def _declare(lib):
    P, I, F = c_void_p, c_int, c_float
    sig = {
        "gf_abi_version": (I, []),
        "gf_last_error": (c_char_p, []),
        "gf_index_words": (c_size_t, [I, I, I, I]),
        "gf_index_scratch_bytes": (c_size_t, [c_size_t]),
        "gf_index_build": (I, [P, I, P, I, I, I, I, P, P, P, P, P]),
        "gf_rules_subm3": (I, [P, I, P, I, I, I, P, P, P, P, I, P, P, P]),
        "gf_rules_steps_words": (c_size_t, [I]),
        "gf_rules_down2": (I, [P, I, P, I, I, I, I, P, P, P, P, P, P, I, P, P, P, I, P, P, P]),
        "gf_rules_down2_chain_plan": (I, [I, I, I, I, I, I, P, P, P, P, P]),
        "gf_rules_down2_chain": (I, [P, I, I, I, I, I, I, P, P, P]),
        "gf_conv_packed_floats": (c_size_t, [I, I, I]),
        "gf_conv_pack_weights": (I, [P, I, I, I, P, P]),
        "gf_conv_pack_weights_t": (I, [P, I, I, I, I, P, P]),
        "gf_conv_fwd": (I, [P, P, P, P, P, I, I, I, I, I, I, P, P, P, P, P, P, P]),
        "gf_feeder_create": (P, [I]),
        "gf_feeder_submit": (I, [P, P]),
        "gf_feeder_wait_issued": (I, [P, I]),
        "gf_feeder_wait_copied": (I, [P, I]),
        "gf_feeder_wait_head": (I, [P, I]),
        "gf_feeder_destroy": (I, [P]),
        "gf_conv_dual_supported": (I, [I, I, I, I, I]),
        "gf_rules_flat_words": (c_size_t, [I, I]),
        "gf_rules_flat_steps": (I, [P, P, I, I, I, I, P, P]),
        "gf_conv_fwd_flat": (I, [P, P, P, P, P, P, I, I, I, I, I, I, P, P, P, P, P, P, P, P]),
        "gf_conv_fwd_dual": (I, [P, P, P, P, P, I, I, I, I, I, I, P, P, P, P, P, P, P, P]),
        "gf_dev_conv_fwd_timed": (I, [P, P, P, P, P, I, I, I, I, I, I, P, P, P, P, P, P, P, P, P]),
        "gf_dev_conv_knobs_g16": (I, [I, I, I, I]),
        "gf_dev_conv_chunks": (I, [I]),
        "gf_dev_conv_g16p_wpb": (I, [I]),
        "gf_dev_conv_knobs": (I, [I, I, I, I, I]),
        "gf_dev_conv_knob_flat": (I, [I, I]),
        "gf_dev_conv_knob_lw": (I, [I, I]),
        "gf_dev_conv_plan": (I, [P, P, P, P, P, P, I, I, I, I, I, I, P, P, P, P, P, P, P, P]),
        "gf_resblock_fwd": (I, [P, P, P, P, P, P, P, I, I, I, I, I, P, P, P, P, P, P, P, P]),
        "gf_conv_wgrad": (I, [P, P, P, I, I, I, I, I, P, P]),
        "gf_conv_wgrad_masked": (I, [P, P, P, P, I, I, I, I, I, P, P]),
        "gf_conv_wgrad_masked_acc": (I, [P, P, P, P, I, I, I, I, I, P, P]),
        "gf_lsap": (I, [P, I, I, P, P, P, P, P, P]),
        "gf_pair_losses_sums_floats": (c_size_t, [I]),
        "gf_pair_losses_fwd": (I, [P, P, P, I, I, I, P, P, P, P]),
        "gf_pair_losses_bwd": (I, [P, P, P, P, I, I, I, P, P, P, P]),
        "gf_unet_ws_bytes": (c_size_t, [P, I, I, I, I, I]),
        "gf_dev_unet_probe": (I, [I]),
        "gf_dev_host_wait_ns": (ctypes.c_ulonglong, [I]),
        "gf_dev_unet_probe_read": (I, [I, P, P]),
        "gf_dev_unet_probe_read2": (I, [I, P, P, P]),
        "gf_dev_conv_kernel_events": (I, [P, P]),
        "gf_dev_conv_kernel_events_taken": (I, []),
        "gf_dev_op_kernel_events": (I, [I, P, P]),
        "gf_dev_op_kernel_events_taken": (I, [I]),
        "gf_dev_event_create": (P, []),
        "gf_dev_event_destroy": (I, [P]),
        "gf_dev_event_elapsed_us": (I, [P, P, P]),
        "gf_unet_fwd": (I, [P, P, P, I, I, I, I, I, P, c_size_t, P, P, P, P]),
        "gf_unet_fwd_phased": (I, [P, P, P, I, I, I, I, I, P, c_size_t, P, P, P, P, P, I, P, P]),
        "gf_unet_fwd_ahead": (I, [P, P, P, I, I, I, I, I, P, c_size_t, P, P, P, P, P, I]),
        "gf_voxelize_fp": (I, [P, P, I, I, I, I, P, P]),
        "gf_voxelize_bp": (I, [P, P, I, I, I, I, P, P]),
        "gf_gather_points": (I, [P, P, I, I, I, I, P, P]),
        "gf_gather_points_grad": (I, [P, P, I, I, I, I, P, P]),
        "gf_group_points": (I, [P, P, I, I, I, I, I, P, P]),
        "gf_group_points_grad": (I, [P, P, I, I, I, I, I, P, P]),
        "gf_ball_query": (I, [P, P, I, I, I, F, I, P, P]),
        "gf_fps_scratch_bytes": (c_size_t, [I]),
        "gf_furthest_point_sampling": (I, [P, I, I, I, P, P, P]),
        "gf_furthest_point_sampling_resume": (I, [P, I, I, I, I, P, P, P]),
        "gf_knn_scratch_bytes": (c_size_t, [I]),
        "gf_knn_radius": (I, [P, I, I, F, I, P, P, P, P, P]),
        "gf_knn_error_flag": (P, [P, I]),
        "gf_geodesic_bfs": (I, [P, P, P, I, I, P, I, F, I, P, P, P, P]),
        "gf_geodesic_bfs_cfg": (I, [P, P, P, I, I, P, I, F, I, P, P, P, c_size_t, I, P]),
        "gf_geodesic_bfs_queue_words": (c_size_t, [I]),
        "gf_dev_cross_attn_bf3": (I, [I]),
        "gf_dev_bfs_qcap_max": (I, [I]),
        "gf_mask_head": (I, [P, P, P, P, P, P, P, P, P, I, I, I, P, P]),
        "gf_mask_head_packed": (I, [P, P, P, P, P, P, P, P, P, I, I, I, I, P, P]),
        "gf_mask_head_episodes": (I, [P, P, P, P, P, P, P, P, P, I, I, I, I, I, P, P, P]),
        "gf_mask_head_split_bytes": (c_size_t, [I]),
        "gf_mask_head_bwd": (I, [P, P, P, P, P, P, P, P, P, I, I, I, I, P, P, P, P]),
        "gf_mask_head_bwd_episodes": (I, [P, P, P, P, P, P, P, P, P, I, I, I, I, I, P, P, P, P]),
        "gf_mask_head_bwd_scratch_floats": (c_size_t, [I, I]),
        "gf_softmax_dim1_fwd": (I, [P, I, I, I, F, P, P]),
        "gf_softmax_dim1_bwd": (I, [P, P, I, I, I, F, P, P]),
        "gf_pointwise_mlp": (I, [P, I, I, P, P, P, P, P, P, P]),
        "gf_pointwise_mlp_rows": (I, [P, P, I, I, P, P, P, P, P, P, P]),
        "gf_group_mlp_max": (I, [P, I, I, I, I, P, P, P, P, P, P, P]),
        "gf_ball_query_centres": (I, [P, P, I, I, I, F, I, P, P, P]),
        "gf_sa_group_mlp_max": (I, [P, P, P, I, I, I, I, F, I, I, I, I, P, P, P, P, P, P, P, P, P, I, P]),
        "gf_ball_query_grid": (I, [P, I, P, P, I, F, I, P, I, P, P, P]),
        "gf_point_grid_build": (I, [P, I, F, P, P]),
        "gf_decoder_token_state_bytes": (c_size_t, [I, I]),
        "gf_decoder_token_stage": (I, [P, P, P, I, I, I, I, I, P, P, P, P, P, P]),
        "gf_mask_intersections_scratch_bytes": (c_size_t, [I, I]),
        "gf_mask_intersections": (I, [P, I, I, P, P, P]),
        "gf_proposal_stats_batched": (I, [P, I, I, P, P, c_longlong, I, F, F, I, I, P, P, P, P, P]),
        "gf_proposal_select_batched": (I, [P, P, P, I, I, P, P, P, P, P]),
        "gf_proposal_scatter_batched": (I, [P, I, I, P, P, I, I, P, F, P, P]),
        "gf_mask_intersections_batched": (I, [P, I, c_longlong, c_longlong, P, P, P]),
        "gf_matrix_nms_batched": (I, [P, I, P, I, F, F, P, P, P]),
        "gf_label_map_batched": (I, [P, I, c_longlong, I, F, P, P, P, P, P, P, P, P, P]),
        "gf_instance_overlaps_scratch_bytes": (c_size_t, [I, I]),
        "gf_instance_overlaps": (I, [P, I, I, P, I, P, P, I, I, P, P, P, P, P, P]),
        "gf_voxelize_idx_scratch_bytes": (c_size_t, [I]),
        "gf_voxelize_idx_count": (I, [P, I, I, I, P, P, P, P]),
        "gf_voxelize_idx_fill": (I, [P, I, I, I, P, P, I, I, P, P, P]),
        "gf_host_legacy_choice": (I, [P, P, c_longlong, c_longlong, P]),
        "gf_host_legacy_prefetch": (I, [P, I, c_longlong]),
        "gf_host_draw_sample": (I, [P, P, c_longlong, c_longlong, P, c_longlong, P, P, P, P, I, P, P, P]),
        "gf_fg_scratch_bytes": (c_size_t, [I]),
        "gf_fg_select": (I, [P, I, I, I, I, P, P, P, P, I, P, P, P, P, P, P, P, P, P]),
        "gf_host_wait_word": (I, [P, I, c_longlong]),
        "gf_proposal_stats": (I, [P, P, P, I, I, I, F, F, I, I, P, P, P, P, P]),
        "gf_proposal_stats_fs": (I, [P, P, I, I, F, F, I, F, P, P, P, P]),
        "gf_proposal_scatter": (I, [P, P, I, I, P, F, I, P, P]),
        "gf_relpos_prepare": (I, [P, P, I, I, I, P, P, P]),
        "gf_proposal_select": (I, [P, P, P, I, P, P, P, P, P]),
        "gf_backbone_transformer_scratch_bytes": (c_size_t, [I]),
        "gf_backbone_transformer_num_params": (I, [I]),
        "gf_backbone_transformer": (I, [P, P, P, I, I, I, I, P, P, P, P]),
        "gf_decoder_pre_train_save_bytes": (c_size_t, [I, I]),
        "gf_decoder_pre_train_work_bytes": (c_size_t, [I, I]),
        "gf_decoder_pre_grad_floats": (c_longlong, []),
        "gf_decoder_pre_train_fwd": (I, [P, P, I, I, P, F, c_uint, I, P, P, P, P]),
        "gf_decoder_pre_train_bwd": (I, [P, P, P, P, P, I, I, P, F, c_uint, I, P, P, P, P, P, P]),
        "gf_decoder_post_train_save_bytes": (c_size_t, [I, I, I]),
        "gf_decoder_post_train_work_bytes": (c_size_t, [I, I, I]),
        "gf_decoder_post_grad_floats": (c_longlong, [I]),
        "gf_decoder_post_train_fwd": (I, [P, P, I, I, I, P, F, c_uint, I, P, P, P, P]),
        "gf_decoder_post_train_bwd": (I, [P, P, P, P, I, I, I, P, F, c_uint, I, P, P, P, P, P, P]),
        "gf_backbone_transformer_train_save_bytes": (c_size_t, [I, I]),
        "gf_backbone_transformer_train_work_bytes": (c_size_t, [I, I, I]),
        "gf_backbone_transformer_grad_floats": (c_longlong, [I, I]),
        "gf_backbone_transformer_train_fwd": (I, [P, P, I, I, I, I, P, F, c_uint, P, P, P]),
        "gf_backbone_transformer_train_bwd": (I, [P, P, I, I, I, I, P, F, c_uint, P, P, P, P, P]),
        "gf_decoder_wpack_floats": (c_size_t, []),
        "gf_decoder_pack_weights": (I, [P, P, P, P, P]),
        "gf_decoder_cross_attn": (I, [P, P, P, P, P, P, P, P, P, P, P, P, I, I, I, I, P, P, P, P]),
        "gf_decoder_cross_attn_cfg": (I, [P, P, P, P, P, P, P, P, P, P, P, P, I, I, I, I, P, P, P, I, P]),
        "gf_decoder_cross_attn_bwd_scratch_floats": (c_size_t, [I, I, I]),
        "gf_decoder_cross_attn_bwd": (I, [P] * 16 + [I, I, I, I] + [P] * 6),
        "gf_bn_train_scratch_floats": (c_size_t, [I, I]),
        "gf_bn_relu_train_fwd": (I, [P, I, I, P, P, F, F, I, P, P, P, P, P, P, P]),
        "gf_bn_relu_train_bwd": (I, [P, P, P, I, I, P, P, P, I, P, P, P, P, P]),
        "gf_bn_relu_train_bwd_add": (I, [P, P, P, I, I, P, P, P, I, P, P, P, P, P, P]),
        "gf_unet_train_scratch_floats": (c_size_t, [P, I, P]),
        "gf_unet_train_fwd": (I, [P, I, I, P, P, P, P, P, P]),
        "gf_unet_train_bwd": (I, [P, I, I, P, P, P, P, P, P, P, P]),
        "gf_bn_train_cl_scratch_floats": (c_size_t, [I, I, c_longlong]),
        "gf_bn_relu_train_cl_fwd": (I, [P, I, I, c_longlong, P, P, F, F, I, P, P, P, P, P, P, P]),
        "gf_bn_relu_train_cl_bwd": (I, [P, P, P, I, I, c_longlong, P, P, P, I, P, P, P, P, P]),
        "gf_sec_op": (I, [I, P, P, I, I, P, P]),
        "gf_roipool_fp": (I, [P, P, I, I, P, P, P]),
        "gf_roipool_bp": (I, [P, P, I, I, P, P]),
        "gf_get_iou": (I, [P, P, P, P, I, I, P, P]),
        "gf_ballquery_batch_p_scratch_bytes": (c_size_t, [I]),
        "gf_ballquery_batch_p": (I, [P, P, P, I, I, F, P, P, P, P, P]),
        "gf_bfs_cluster_host": (I, [P, P, P, I, I, P, P, P, P]),
        "gf_three_nn": (I, [P, P, I, I, I, P, P, P]),
        "gf_three_interpolate": (I, [P, P, P, I, I, I, I, P, P]),
        "gf_three_interpolate_grad": (I, [P, P, P, I, I, I, I, P, P]),
        "gf_aug_scan_blocks": (I, [I]),
        "gf_aug_draw": (I, [P, ctypes.c_ulonglong, c_longlong, I, P]),
        "gf_aug_transform": (I, [P, I, I, ctypes.c_double, I, P]),
        "gf_aug_elastic": (I, [P, I, I, I, I, ctypes.c_double, I, ctypes.c_ulonglong, c_longlong, I, c_longlong, P]),
        "gf_aug_crop": (I, [P, I, I, I, I, c_longlong, I, P]),
        "gf_aug_collate": (I, [P, P, I, I, I, I, P]),
        "gf_aug_collate_fs": (I, [P, I, I, I, P]),
        "gf_aug_support": (I, [P, P, ctypes.c_double, I, I, P]),
        "gf_aug_test_query": (I, [P, ctypes.c_double, I, I, P]),
        "gf_aug_support_block": (I, [P, P, P, ctypes.c_double, I, I, P]),
    }
    for name, (res, args) in sig.items():
        fn = getattr(lib, name)
        fn.restype = res
        fn.argtypes = args
    return sig
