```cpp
int te_wino6_launch(float* out, const float* in, const float* U, const float* isc, const float* osc, const float* bias, const float* res,
                    const float* mask_ref, float mask_gain, int act, int B, int K, int M, int H, int W, hipStream_t s) {
    TE_REQUIRE(te_conv_wino6_supported(B, K, M, H, W), TE_ERR_UNSUPPORTED,
               "te_conv_f32(TE_CONV_3X3W6): needs K %% 32 == 0, M %% 64 == 0, W %% 32 == 0 (or W == 16 and an even batch), H %% 8 == 0 (te_conv_wino6_supported)");
    TE_REQUIRE(((reinterpret_cast<uintptr_t>(out) | reinterpret_cast<uintptr_t>(U) | reinterpret_cast<uintptr_t>(res) |
                 reinterpret_cast<uintptr_t>(mask_ref)) & 15) == 0 && (reinterpret_cast<uintptr_t>(in) & 3) == 0, TE_ERR_UNSUPPORTED,
               "te_conv_f32(TE_CONV_3X3W6): 16-byte aligned tensors required");
    Wino6Args a{};
    a.out = out; a.in = in; a.U = reinterpret_cast<const u32x4*>(U); a.isc = isc; a.osc = osc; a.bias = bias; a.res = res;
    a.mref = mask_ref; a.mgain = mask_gain; a.act = act;
    a.B = B; a.K = K; a.M = M; a.H = H; a.W = W;
    a.lgpw = W >= TW ? 4 : 3;
    a.tiles_x = W >= TW ? W / TW : 1; a.tiles_y = H / TH; a.mblocks = M / BM;
    a.ntiles = (W >= TW ? B : B / 2) * a.tiles_x * a.tiles_y;
    a.nt8 = te::xcd_banded() ? (int)te::cdiv(a.ntiles, 8) : 0;
    const int64_t blocks = te::cdiv(a.ntiles, 8) * 8 * a.mblocks;
    const int form = g_w6_form.load(std::memory_order_relaxed);
    const int64_t blocks_q = te::cdiv(a.ntiles, 8) * 8 * (M / (2 * BM));
    if (W >= TW && split6_two_image(form - 1, M, blocks_q)) {
        a.mblocks = M / (2 * BM);
        const int nt8c = (int)te::cdiv(a.ntiles, 8);
        int tpb = g_w6_tpb.load(std::memory_order_relaxed);
        if (tpb == 0) tpb = w6_auto_tpb(nt8c, a.mblocks);
        a.lists = tpb >= 2 ? (int)te::cdiv(nt8c, tpb) : 0;
        const int64_t blocks2 = a.lists ? (int64_t)8 * a.lists * a.mblocks : blocks_q;
        const size_t lds = (size_t)U_CHUNKS * 16 + 2 * (size_t)TP_DWORDS * 4;
        SPLIT6_LAUNCH_ISC(wino6q_kernel, isc, dim3((unsigned)blocks2), WT, lds, s, a);
    } else {
        const size_t lds = (size_t)U_CHUNKS * 16 + 2 * (size_t)TP_DWORDS * 4;
        SPLIT6_LAUNCH_ISC(wino6p_kernel, isc, dim3((unsigned)blocks), WT, lds, s, a);
    }
    return te::launch_status("te_conv_f32(TE_CONV_3X3W6)");
}
```

transeditor_amd/op/modconv.py:

```python
import contextlib

import os

import torch
from torch.autograd import Function

from .. import _lib
from .chanscale import chan_scale
from .fused_act import fused_leaky_relu

import threading


class _Graph:
    __slots__ = ('skip_w',)

    def __init__(self):
        self.skip_w = False


_DEFAULT_GRAPH = _Graph()


class _Local(threading.local):

    def __init__(self):
        self.second_order = False
        self.second_wrt = None
        self.graph = _DEFAULT_GRAPH
        self.frozen_on = False
        self.frozen_cache = None
        self.pack_cache = None

    def __getitem__(self, k):
        if k == 'skip_w':
            return self.graph.skip_w or _DEFAULT_GRAPH.skip_w
        return getattr(self, k)

    def __eq__(self, other):
        return {'second_order': self.second_order, 'skip_w': self['skip_w']} == other


_STATE = _Local()


def current_graph():
    return _STATE.graph if _STATE.second_order else _DEFAULT_GRAPH


@contextlib.contextmanager
def second_order(wrt=None):
    old = (_STATE.second_order, _STATE.graph, _STATE.second_wrt)
    _STATE.second_order, _STATE.graph, _STATE.second_wrt = True, _Graph(), wrt
    try:
        yield _STATE.graph
    finally:
        _STATE.second_order = old[0]
        _STATE.second_wrt = old[2]
        if old[0]:
            _STATE.graph = old[1]


@contextlib.contextmanager
def latent_producer_section():
    if not (_STATE.second_order and _STATE.second_wrt == 'latent'):
        yield
        return
    _STATE.second_order = False
    try:
        yield
    finally:
        _STATE.second_order = True


@contextlib.contextmanager
def no_weight_grads():
    toks = {id(t): t for t in (_STATE.graph, _DEFAULT_GRAPH)}.values()
    old = [(t, t.skip_w) for t in toks]
    for t in toks:
        t.skip_w = True
    try:
        yield
    finally:
        for t, o in old:
            t.skip_w = o


@contextlib.contextmanager
def frozen_weights(cache):
    old = (_STATE.frozen_on, _STATE.frozen_cache)
    _STATE.frozen_on, _STATE.frozen_cache = True, cache
    try:
        yield
    finally:
        _STATE.frozen_on, _STATE.frozen_cache = old


@contextlib.contextmanager
def packed_weights_cache(cache):
    old = _STATE.pack_cache
    _STATE.pack_cache = cache
    try:
        yield
    finally:
        _STATE.pack_cache = old


@contextlib.contextmanager
def cache_of(ctx):
    c = getattr(ctx, 'pack_cache', None)
    if c is None or _STATE.pack_cache is not None:
        yield
        return
    with packed_weights_cache(c):
        yield


def keep_cache(ctx):
    ctx.pack_cache = _STATE.pack_cache


def _pack_key(w, pack_kind, wscale):
    return (w.data_ptr(), tuple(w.shape), pack_kind, float(wscale))


def _cacheable(w):
    if _STATE.pack_cache is None:
        return None
    base = w._base if w._base is not None else w
    return base if isinstance(base, torch.nn.Parameter) else None


def refresh_packed_weights(cache):
    jobs, fresh = [], []
    for key, (ver, wp, base) in list(cache.items()):
        ptr, shape, pack_kind, wscale = key
        if base._version == ver:
            continue
        n = 1
        for d in shape:
            n *= d
        if not (base.data_ptr() == ptr and base.numel() == n and base.is_contiguous() and len(shape) == 4):
            del cache[key]
            continue
        jobs.append((torch.empty_like(wp), base.detach().view(shape), pack_kind, wscale))
        fresh.append((key, base))
    _lib.conv_pack_multi(jobs)
    for (key, base), job in zip(fresh, jobs):
        cache[key] = (base._version, job[0], base)
    return len(jobs)


def packed(w, pack_kind, wscale=1.0):
    base = _cacheable(w)
    if base is None:
        return _lib.conv_pack(w, pack_kind, wscale)
    cache, key = _STATE.pack_cache, _pack_key(w, pack_kind, wscale)
    ent = cache.get(key)
    if ent is None or ent[0] != w._version or ent[2] is not base:
        ent = cache[key] = (w._version, _lib.conv_pack(w, pack_kind, wscale), base)
    return ent[1]


def packed2(w, kind_a, kind_b, wscale=1.0):
    base = _cacheable(w)
    if base is None:
        return _lib.conv_pack2(w, kind_a, kind_b, wscale)
    cache = _STATE.pack_cache
    ka, kb = _pack_key(w, kind_a, wscale), _pack_key(w, kind_b, wscale)
    ea, eb = cache.get(ka), cache.get(kb)
    va = ea is not None and ea[0] == w._version and ea[2] is base
    vb = eb is not None and eb[0] == w._version and eb[2] is base
    if va and vb:
        return ea[1], eb[1]
    if not va and not vb:
        wa, wb = _lib.conv_pack2(w, kind_a, kind_b, wscale)
        cache[ka], cache[kb] = (w._version, wa, base), (w._version, wb, base)
        return wa, wb
    return packed(w, kind_a, wscale), packed(w, kind_b, wscale)
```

- [Task objective] Read through the entries and copy every line that includes "False".

- [Result of the exercise]
        self.skip_w = False
        self.second_order = False
        self.frozen_on = False
    _STATE.second_order = False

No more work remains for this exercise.